Assigned task:
Below are some entries. Count the lines where "include" appears and state only that number.

Records for the exercise:
## Replace router grid barrier with per-element sentinel polling on router partials

Removes the grid-wide barrier between router partial computation and top-k selection. Each CTA now polls the partial logits in a dedicated buffer until no entry holds the 0xffffffff sentinel. The last CTA resets the buffer to the sentinel after use, and partials are written with relaxed stores. All shared-expert up-prefetch issues now go out before the router work, replacing the env-tunable prime count. This trades a global barrier for redundant polling loads and adds a cleanup pass, plus a timeout path for safety.

```diff
diff --git a/include/ktb200.h b/include/ktb200.h
--- a/include/ktb200.h
+++ b/include/ktb200.h
@@ -195,6 +195,7 @@
                              void* stream, float* ms_out);
 void ktb200_debug_block_trace(unsigned long long* trace_dev);
 long ktb200_debug_block_sync_words(ktb200_moe* moe, unsigned* host_out, long n);
+long ktb200_debug_block_partial_words(ktb200_moe* moe, unsigned* host_out, long n);
 
 #ifdef __cplusplus
 }
diff --git a/ktransformers_b200/csrc/common.cuh b/ktransformers_b200/csrc/common.cuh
--- a/ktransformers_b200/csrc/common.cuh
+++ b/ktransformers_b200/csrc/common.cuh
@@ -116,6 +116,12 @@
 }
 __device__ __forceinline__ void griddep_launch_dependents() { asm volatile("griddepcontrol.launch_dependents;" ::: "memory"); }
 __device__ __forceinline__ void griddep_wait() { asm volatile("griddepcontrol.wait;" ::: "memory"); }
+__device__ __forceinline__ unsigned long long ep_now() {
+    unsigned long long t;
+    asm volatile("mov.u64 %0, %%globaltimer;" : "=l"(t));
+    return t;
+}
+constexpr unsigned long long kEpTimeoutNs = 4000000000ull;
 __device__ __forceinline__ uint16_t ldg_u16(const void* p) { return __ldg(reinterpret_cast<const unsigned short*>(p)); }
 __device__ __forceinline__ uint8_t ldg_u8(const void* p) { return __ldg(reinterpret_cast<const unsigned char*>(p)); }
 
diff --git a/ktransformers_b200/csrc/gate.cuh b/ktransformers_b200/csrc/gate.cuh
--- a/ktransformers_b200/csrc/gate.cuh
+++ b/ktransformers_b200/csrc/gate.cuh
@@ -52,8 +52,16 @@
     const float* bias;
     const float* partial;
 };
-template <int BAR>
-__device__ void gate_select_token(const GateParams& pin, int t, float* sm, int64_t* idx_out, float* w_out, float* logits_out) {
+constexpr unsigned kInterEmpty = 0xffffffffu;
+__device__ __forceinline__ float ld_relaxed_f32(const float* p) {
+    float v;
+    asm volatile("ld.relaxed.gpu.global.f32 %0, [%1];" : "=f"(v) : "l"(p) : "memory");
+    return v;
+}
+
+template <int BAR, bool POLL = false>
+__device__ void gate_select_token(const GateParams& pin, int t, float* sm, int64_t* idx_out, float* w_out, float* logits_out,
+                                  unsigned* status = nullptr, unsigned long long* seen = nullptr) {
     const GateSel p{pin.E, pin.S, pin.top_k, pin.n_group, pin.topk_group, pin.scoring, pin.topk_method, pin.norm_topk_prob,
                     pin.routed_scaling_factor, pin.bias, pin.partial};
     const int E = p.E, tid = threadIdx.x, lane = tid & 31, warp = tid >> 5;
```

Exercise result:
3